diff --git a/sidecar_amd/csrc/gx_kernels.hpp b/sidecar_amd/csrc/gx_kernels.hpp
--- a/sidecar_amd/csrc/gx_kernels.hpp
+++ b/sidecar_amd/csrc/gx_kernels.hpp
@@ -1352,6 +1352,50 @@
   return g;
 }
 
+#define GX_DESC_MASK 0x100u
+struct PktDesc {
+  uint4 a, b;
+};
+GXD PktDesc desc_of(const PlanCall &c) {
+  PktDesc ds;
+  ds.a = make_uint4((uint32_t)c.bw, (uint32_t)(c.bw >> 32), c.rb, c.kind | (c.emask ? GX_DESC_MASK : 0u));
+  ds.b = make_uint4((uint32_t)c.emask, (uint32_t)(c.emask >> 32), 0u, 0u);
+  return ds;
+}
+GXD bool desc_masked(const PktDesc &ds) { return (ds.a.w & GX_DESC_MASK) != 0; }
+GXD uint32_t desc_bytes(const PktDesc &ds) { return desc_masked(ds) ? 32u : 16u; }
+GXD grec desc_item(const PktDesc &ds, uint32_t i) {
+  const uint64_t emask = (uint64_t)ds.b.x | ((uint64_t)ds.b.y << 32);
+  grec g;
+  g.w = (uint64_t)ds.a.x | ((uint64_t)ds.a.y << 32);
+  g.r = ds.a.z + (desc_masked(ds) ? nth_set_bit(emask, i) : i);
+  g.pad = 0;
+  return g;
+}
+GXD uint4 *desc_at(const Dev &d, uint32_t vi, uint32_t pos, uint32_t entry) {
+  return pos < d.DI ? &d.in_desc[((size_t)vi * d.DI + pos) * 2] : reinterpret_cast<uint4 *>(&d.msg[(size_t)entry * d.p.packet_cap]);
+}
+GXD PktDesc packet_desc(const Dev &d, uint32_t vi, uint32_t pos, uint32_t entry) {
+  const uint4 *p = desc_at(d, vi, pos, entry);
+  PktDesc ds;
+  ds.a = p[0];
+  ds.b = make_uint4(0u, 0u, 0u, 0u);
+  if (desc_masked(ds)) ds.b = p[1];
+  return ds;
+}
+GXD grec packet_rec(const Dev &d, uint32_t vi, uint32_t slot, uint32_t entry, const PktDesc &ds, uint32_t x) {
+  if (slot == GX_NOSLOT_DESC) return desc_item(ds, x);
+  return gld_rec(&packet_recs(d, vi, slot, entry)[x]);
+}
+GXD void inbox_header_desc(const Dev &d, uint32_t vi, uint32_t pos, uint32_t key, uint32_t entry, uint32_t len,
+                           const PktDesc &ds) {
+  uint4 *p = desc_at(d, vi, pos, entry);
+  p[0] = ds.a;
+  if (desc_masked(ds)) p[1] = ds.b;
+  if (pos < d.DI) d.in_hdr[(size_t)vi * d.DI + pos] = make_uint4(key, entry, len, GX_NOSLOT_DESC);
+  else d.in_ovf[atomicAdd(d.ovf_cnt, 1u)] = make_uint4(key, entry, len | GX_OVF_DESC, vi);
+}
+
 template <int T, bool QUIET = false>
 GXD void send_planned(const Dev &d, Acc &a, uint32_t idx, gx_host_state &hs, gx_job *pjs, PlanCall *pl,
                       const uint32_t *peers, uint32_t np, unsigned long long &kb, unsigned long long &kl,
@@ -1373,6 +1417,7 @@
   unsigned fm = 0, fs = 0, nlines = 0;
   GX_SPLIT_DECL
   const bool lmod = QUIET || d.p.lock_model != 0;
+  const bool dsc_ok = !QUIET && lmod && d.lock_desc && cap >= 2;
   constexpr int NR = (16 + T - 1) / T;
   const bool direct = !QUIET && d.ob_buf != nullptr;
   uint32_t osl[NR];
@@ -1588,6 +1633,7 @@
           }
         }
       }
+      if (dsc_ok && c.row && c.lk == 1u && l && l <= c.m && (c.kind == GX_JOB_EXPIRE || c.kind == GX_JOB_RETX)) c.lk |= 4u;
       c.l = l;
       c.lpre = tot;
       if (l) {
@@ -1598,7 +1644,7 @@
           if (lead) pl[nc] = c;
         }
         nc++;
-        if (!(c.lk & 2u)) tot += l;
+        if (!(c.lk & 6u)) tot += l;
       }
       const bool pushed = c.push != 0;
       if (l == 0) {
@@ -1756,15 +1802,20 @@
       const uint32_t rv = c.peer - d.lo;
       if (!c.row) stored = c.l;
       if (c.lk & 2u) stored = 0;
+      const bool dsc = (c.lk & 4u) != 0;
+      if (dsc) stored = c.l;
       d.msg_len[c.x] = stored;
       d.msg_dst[c.x] = c.peer;
       if (c.oslot != GX_NOSLOT)
         *reinterpret_cast<uint4 *>(ob_slot_hdr(d, c.oslot)) = make_uint4(c.key, c.peer, stored, 0u);
-      if (c.row && stored) {
+      if (dsc) {
+        inbox_header_desc(d, rv, inbox_claim(d, rv), c.key, c.x, stored, desc_of(c));
+        flag_live(d, rv, stored);
+      } else if (c.row && stored) {
         inbox_header(d, rv, inbox_claim(d, rv), c.key, c.x, stored, lmod && c.lk ? GX_NOSLOT : GX_NOSLOT_W0);
         flag_live(d, rv, stored);
       }
-      stored_all = stored + ((c.row && stored) ? 2u : 0u);
+      stored_all = (dsc ? (c.emask ? 2u : 1u) : stored) + ((c.row && stored) ? 2u : 0u);
     }
     kb += 16ull * stored_all;
     GX_SPLIT(2);
@@ -2231,22 +2282,27 @@
   if (lockd) {
     uint32_t nb = GX_LOCK_BUF(d.hs[vi].lock);
     const uint32_t capv = pipe_cap(d, vi, d.hs[vi].lock);
+    unsigned long long moved = 0;
     for (uint32_t n = 0; n < cnt; n++) {
-      const uint4 h = inbox_next(d, vi, after);
+      uint32_t pos;
+      const uint4 h = inbox_next(d, vi, after, &pos);
       after = h.x;
-      const grec *pk = packet_recs(d, vi, h.w, h.y);
+      const bool dsc = h.w == GX_NOSLOT_DESC;
+      PktDesc ds;
+      ds.a = ds.b = make_uint4(0u, 0u, 0u, 0u);
+      if (dsc) ds = packet_desc(d, vi, pos, h.y);
       for (uint32_t x = 0; x < h.z; x++) {
         if (nb < capv) {
-          lkb[nb++] = pk[x];
+          lkb[nb++] = packet_rec(d, vi, h.w, h.y, ds, x);
           a.c[C_LOCK_BUF]++;
         } else {
           a.c[C_LOCK_DROP]++;
         }
       }
-      recs += h.z;
+      moved += dsc ? desc_bytes(ds) + 16ull * h.z : 32ull * h.z;
     }
     d.hs[vi].lock = (d.hs[vi].lock & ((1u << GX_LOCK_BUF_SHIFT) - 1u)) | nb << GX_LOCK_BUF_SHIFT;
-    kbytes(d, GX_K_MERGE, 32ull * recs + 16ull * cnt + 4, 0);
+    kbytes(d, GX_K_MERGE, moved + 16ull * cnt + 4, 0);
     for (int i = 0; i < C_NCTR; i++) ctr_atomic(d, i, a.c[i]);
     return;
   }
@@ -2323,6 +2379,7 @@
   uint32_t pstart = 0, total = 0;
   if (!wide) {
     if (deg > npre && lane >= npre && lane < deg) hd = d.in_hdr[(size_t)vi * d.DI + lane];
+    if (hd.w == GX_NOSLOT_DESC) hd.y = lane;
     const uint32_t hkey = lane < deg ? hd.x : 0xffffffffu;
     uint32_t hrank = 0;
     for (uint32_t j = 0; j < deg; j++) hrank += rdl(hkey, j) < hkey || (rdl(hkey, j) == hkey && j < lane);
@@ -2344,6 +2401,7 @@
     for (int c = 0; c < HPL; c++) {
       const uint32_t j = lane + 64u * c;
       hw[c] = j < deg ? (j < npre ? hd : d.in_hdr[(size_t)vi * d.DI + j]) : make_uint4(0u, 0u, 0u, 0u);
+      if (hw[c].w == GX_NOSLOT_DESC) hw[c].y = j;
       if (j < deg) L.pst[j] = hw[c].x;
     }
     wave_sync();
@@ -2424,18 +2482,34 @@
     const uint32_t capv = pipe_cap(d, vi, lw), nb0 = GX_LOCK_BUF(lw), room_l = capv > nb0 ? capv - nb0 : 0u;
     const uint32_t keep = total < room_l ? total : room_l;
     grec *dst = &d.lkb[(size_t)vi * d.C + nb0];
+    uint32_t nld = 0;
     for (uint32_t t0 = 0; t0 < keep; t0 += 64) {
-      grec g;
-      uint32_t fs;
-      uint64_t fw;
-      load_recs(t0, g, fs, fw);
-      if (t0 + lane < keep) gst_rec(&dst[t0 + lane], g);
-    }
+      const uint32_t i = t0 + lane;
+      if (i < keep) {
+        uint32_t lo = 0, hi = deg;
+        while (hi - lo > 1) {
+          const uint32_t mid = (lo + hi) >> 1;
+          if (L.pst[mid] <= i) lo = mid;
+          else hi = mid;
+        }
+        const uint4 hk = s_hdr[lo];
+        PktDesc dk;
+        dk.a = dk.b = make_uint4(0u, 0u, 0u, 0u);
+        if (hk.w == GX_NOSLOT_DESC) dk = packet_desc(d, vi, hk.y, 0u);
+        else nld++;
+        gst_rec(&dst[i], packet_rec(d, vi, hk.w, hk.y, dk, i - L.pst[lo]));
+      }
+    }
+    nld = (uint32_t)wave_sum(nld);
+    uint32_t nds = 0;
+    for (uint32_t j = lane; j < deg; j += 64)
+      if (s_hdr[j].w == GX_NOSLOT_DESC) nds += desc_bytes(packet_desc(d, vi, s_hdr[j].y, 0u));
+    nds = (uint32_t)wave_sum(nds);
     if (lane == 0) {
       d.hs[vi].lock = (lw & ((1u << GX_LOCK_BUF_SHIFT) - 1u)) | (nb0 + keep) << GX_LOCK_BUF_SHIFT;
       ctr_atomic(d, C_LOCK_BUF, keep);
       ctr_atomic(d, C_LOCK_DROP, total - keep);
-      kbytes(d, GX_K_MERGE, 32ull * keep + 16ull * deg + 4, 0);
+      kbytes(d, GX_K_MERGE, 16ull * keep + 16ull * nld + nds + 16ull * deg + 4, 0);
     }
     wave_sync();
     return;
@@ -2852,8 +2926,15 @@
   const uint32_t deg = act ? d.in_cnt[vi] : 0u;
   const uint32_t lw = act ? d.hs[vi].lock : 0u;
   uint4 hd = d.in_hdr[(size_t)vi * d.DI + (sl < d.DI ? sl : 0u)];
+  PktDesc ds;
+  ds.a = ds.b = make_uint4(0u, 0u, 0u, 0u);
+  if (d.lock_desc) ds.a = *desc_at(d, vi, sl < d.DI ? sl : 0u, 0u);
   if (deg > (uint32_t)SEG || deg > d.DI) return false;
   if (sl >= deg) hd = make_uint4(0xffffffffu, 0u, 0u, 0u);
+  const bool dsc = hd.w == GX_NOSLOT_DESC;
+  const bool masks = __ballot(dsc && desc_masked(ds)) != 0;
+  if (masks && dsc && desc_masked(ds)) ds.b = desc_at(d, vi, sl, 0u)[1];
+  if (!dsc) ds.a.w = 0u;
   uint32_t start = 0, total = 0;
   for (uint32_t j = 0; j < (uint32_t)SEG; j++) {
     const uint32_t kj = (uint32_t)__shfl((int)hd.x, (int)(sb + j), 64);
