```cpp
int ocn_cn_flags_rec(const int64_t* rowptrA, const int32_t* colA, const int64_t* rowptrT1,
                     const int32_t* colT1, const int64_t* rowptrT2, const int32_t* colT2,
                     const uint32_t* bitmapT1, int64_t bm1_stride_words, const uint32_t* bitmapT2, int64_t bm_stride_words,
                     const int64_t* src, const int64_t* dst, const int64_t* order, int64_t B,
                     int64_t n_cols, const int64_t* off, uint8_t* flags, int64_t flags_cap, uint64_t* hist,
                     int32_t* cnt1, int32_t* cnt2, int32_t* status, uint64_t* rec, int32_t* gcost, void* stream) {
  return cn_flags_launch(rowptrA, colA, rowptrT1, colT1, rowptrT2, colT2, bitmapT1, bm1_stride_words, bitmapT2, bm_stride_words,
                         src, dst, order, B, n_cols, off, flags, flags_cap, hist, cnt1, cnt2, status, rec, gcost, true, stream);
}

}
```

### ocn_amd/ops.py

```python
from __future__ import annotations

import ctypes
import os
from typing import Optional, Tuple

import torch
from torch import Tensor

from . import _lib
from ._lib import check, ptr, stream_ptr

FLAGS_NOSYNC_LIMIT = 1 << 30
validate_indices = True
stage_timer = None
LN_WIDTHS = (16, 32, 64, 128, 256, 512)
a1_bitmap_max_bytes = int(os.environ.get("OCN_A1_BITMAP_MAX_BYTES", 64 << 20))
a2_bitmap_max_bytes = 16 << 30
skip_zero_rows = True
skip_zero_min_share = 0.15
skip_zero_backoff = 32
skip_zero_min_batch = 4096
walk_two_sided = True
walk_share_min = 2
sort_edges_min_batch = 4096
# ... 1297 lines not shown
    return out


@_on_device
def mix3_backward(coef: Tensor, g: Tensor, x1: Tensor, x2: Tensor, x3: Tensor):
    g = _req(g.contiguous(), torch.float32, "g")
    for t, nm in ((x1, "x1"), (x2, "x2"), (x3, "x3")):
        if _req(t, torch.float32, nm).shape != g.shape:
            raise ValueError("mix3_backward: shape mismatch")
    n = g.numel()
    if n % 4:
        raise ValueError("mix3_backward: n must be a multiple of 4")
    l = _lib.lib()
    d1, d2, d3 = torch.empty_like(g), torch.empty_like(g), torch.empty_like(g)
    dcoef = torch.empty(3, dtype=torch.float32, device=g.device)
    ws = torch.empty(int(l.ocn_mix3_workspace_bytes()), dtype=torch.uint8, device=g.device)
    check(l.ocn_mix3_backward(ptr(coef), ptr(g), ptr(x1), ptr(x2), ptr(x3), n, ptr(d1), ptr(d2), ptr(d3), ptr(dcoef), ptr(ws),
                              stream_ptr()), "ocn_mix3_backward")
    return d1, d2, d3, dcoef


@_on_device
def fill_rows(dst: Tensor, vec: Tensor, row_range: Tensor) -> None:
    _req_strided(dst, "dst")
    _req(vec, torch.float32, "vec")
    _req(row_range, torch.int64, "row_range", 1)
    if vec.numel() != dst.shape[1]:
        raise ValueError("fill_rows: width mismatch")
    check(_lib.lib().ocn_fill_rows(ptr(dst), dst.stride(0), dst.shape[1], ptr(vec), ptr(row_range), dst.shape[0],
                                   stream_ptr()), "ocn_fill_rows")
    _mark("mlp_glue")


LINEAR_WIDTHS = (32, 64, 128, 256)
fast_linear = True
_panels: dict = {}


@_on_device
def linear_panel(weight: Tensor) -> Tensor:
    import weakref
    key = id(weight)
    hit = _panels.get(key)
    if (hit is not None and hit[0]() is weight and hit[1] == weight.data_ptr() and hit[2] == weight._version
            and hit[3] == tuple(weight.shape)):
        return hit[4]
    w = _req(weight.detach(), torch.float32, "weight", 2)
    N, K = w.shape
    panel = torch.empty(int(_lib.lib().ocn_linear_panel_bytes(N, K)), dtype=torch.uint8, device=w.device)
    check(_lib.lib().ocn_linear_split_weight(ptr(w), N, K, ptr(panel), stream_ptr()), "ocn_linear_split_weight")
    if len(_panels) > 512:
        for k in [k for k, v in _panels.items() if v[0]() is None]:
            del _panels[k]
    _panels[key] = (weakref.ref(weight), weight.data_ptr(), weight._version, (N, K), panel)
    return panel


@_on_device
def heads_panel(weight: Tensor):
    import math
    w = _req(weight.detach(), torch.float32, "weight", 2)
    N, K = w.shape
    m = float(w.abs().max().item()) if w.numel() else 0.0
    if not math.isfinite(m):
        raise ValueError("heads_panel: non-finite weight")
    sw = 13 - math.frexp(m)[1] + 1 if m > 0.0 else 0
    sw = max(-100, min(100, sw))
    panel = torch.empty(int(_lib.lib().ocn_heads_panel_bytes(N, K)), dtype=torch.uint8, device=w.device)
    check(_lib.lib().ocn_heads_split_weight(ptr(w), N, K, float(2.0 ** sw), ptr(panel), stream_ptr()), "ocn_heads_split_weight")
    return panel, float(2.0 ** -sw)


HEADS_WIDTHS = (128, 256)
train_linear = True
train_tails = os.environ.get("OCN_TRAIN_TAILS", "1") != "0"
fused_heads = True
fused_heads_min_width = 128


def heads_small_batch(max_rows: int = -1) -> int:
    return int(_lib.lib().ocn_heads_small_batch(int(max_rows)))


@_on_device
def heads_fused(x1: Tensor, x2: Tensor, xij: Tensor, pack: dict, ranges: Optional[Tensor], y_row_map: Optional[Tensor],
                b_on_union: bool, scratch: Tensor, dump: Optional[Tensor] = None) -> Optional[Tensor]:
    for t, nm in ((x1, "xcn1"), (x2, "xcn2"), (xij, "xij")):
        _req(t, torch.float32, nm, 2)
    B, H = xij.shape
    if x1.shape != (B, H) or x2.shape != (B, H) or H not in HEADS_WIDTHS:
        raise ValueError("heads_fused: shape mismatch")
    a = _lib.OcnHeadsArgs()
    a.x[0], a.x[1], a.x[2] = x1.data_ptr(), x2.data_ptr(), xij.data_ptr()
    a.ldx, a.B, a.H = H, B, H
    for i in range(3):
        a.p_first[i] = pack["first"][i].data_ptr()
        a.p_out[i] = pack["out"][i].data_ptr()
    a.p_mid[0], a.p_mid[1] = pack["mid"][0].data_ptr(), pack["mid"][1].data_ptr()
    a.vec = pack["vec"].data_ptr()
    a.ranges = 0 if ranges is None else _req(ranges, torch.int64, "ranges").data_ptr()
    a.y_row_map = 0 if y_row_map is None else _req(y_row_map, torch.int64, "y_row_map", 1).data_ptr()
    y = None
    nconst = int(_lib.lib().ocn_heads_const_bytes(H)) // 4
    if dump is None:
        y = torch.empty((B, 1), dtype=torch.float32, device=xij.device)
        a.y = y.data_ptr()
        if _req(pack["cpark"], torch.float32, "cpark", 1).numel() != nconst:
            raise ValueError("heads_fused: constants buffer of the wrong size")
        a.cpark = pack["cpark"].data_ptr()
    else:
        if B != 1 or _req(dump, torch.float32, "dump", 1).numel() != nconst:
            raise ValueError("heads_fused: constants mode takes one row and ocn_heads_const_bytes(H) bytes")
        a.dump = dump.data_ptr()
    if scratch.numel() * scratch.element_size() < int(_lib.lib().ocn_heads_scratch_bytes(H)):
        raise ValueError("heads_fused: scratch too small")
    a.scratch = scratch.data_ptr()
    a.eps, a.ln, a.b_on_union = float(pack["eps"]), int(pack["ln"]), int(bool(b_on_union))
    _mark("mlp_glue")
    check(_lib.lib().ocn_heads_fused(ctypes.byref(a), stream_ptr()), "ocn_heads_fused")
    _mark("linear", pack["flops_per_row"] * B)
    return y
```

TASK INSTRUCTIONS: With the line that has "uint32_t osl[NR];" as the first and the line that has "else if (c.row" as the last, repeat exactly that run of lines above and no more.

RESULT OF THE EXERCISE:
   uint32_t osl[NR];
@@ -1588,6 +1633,7 @@
           }
         }
       }
+      if (dsc_ok && c.row && c.lk == 1u && l && l <= c.m && (c.kind == GX_JOB_EXPIRE || c.kind == GX_JOB_RETX)) c.lk |= 4u;
       c.l = l;
       c.lpre = tot;
       if (l) {
@@ -1598,7 +1644,7 @@
           if (lead) pl[nc] = c;
         }
         nc++;
-        if (!(c.lk & 2u)) tot += l;
+        if (!(c.lk & 6u)) tot += l;
       }
       const bool pushed = c.push != 0;
       if (l == 0) {
@@ -1756,15 +1802,20 @@
       const uint32_t rv = c.peer - d.lo;
       if (!c.row) stored = c.l;
       if (c.lk & 2u) stored = 0;
+      const bool dsc = (c.lk & 4u) != 0;
+      if (dsc) stored = c.l;
       d.msg_len[c.x] = stored;
       d.msg_dst[c.x] = c.peer;
       if (c.oslot != GX_NOSLOT)
         *reinterpret_cast<uint4 *>(ob_slot_hdr(d, c.oslot)) = make_uint4(c.key, c.peer, stored, 0u);
-      if (c.row && stored) {
+      if (dsc) {
+        inbox_header_desc(d, rv, inbox_claim(d, rv), c.key, c.x, stored, desc_of(c));
+        flag_live(d, rv, stored);
+      } else if (c.row && stored) {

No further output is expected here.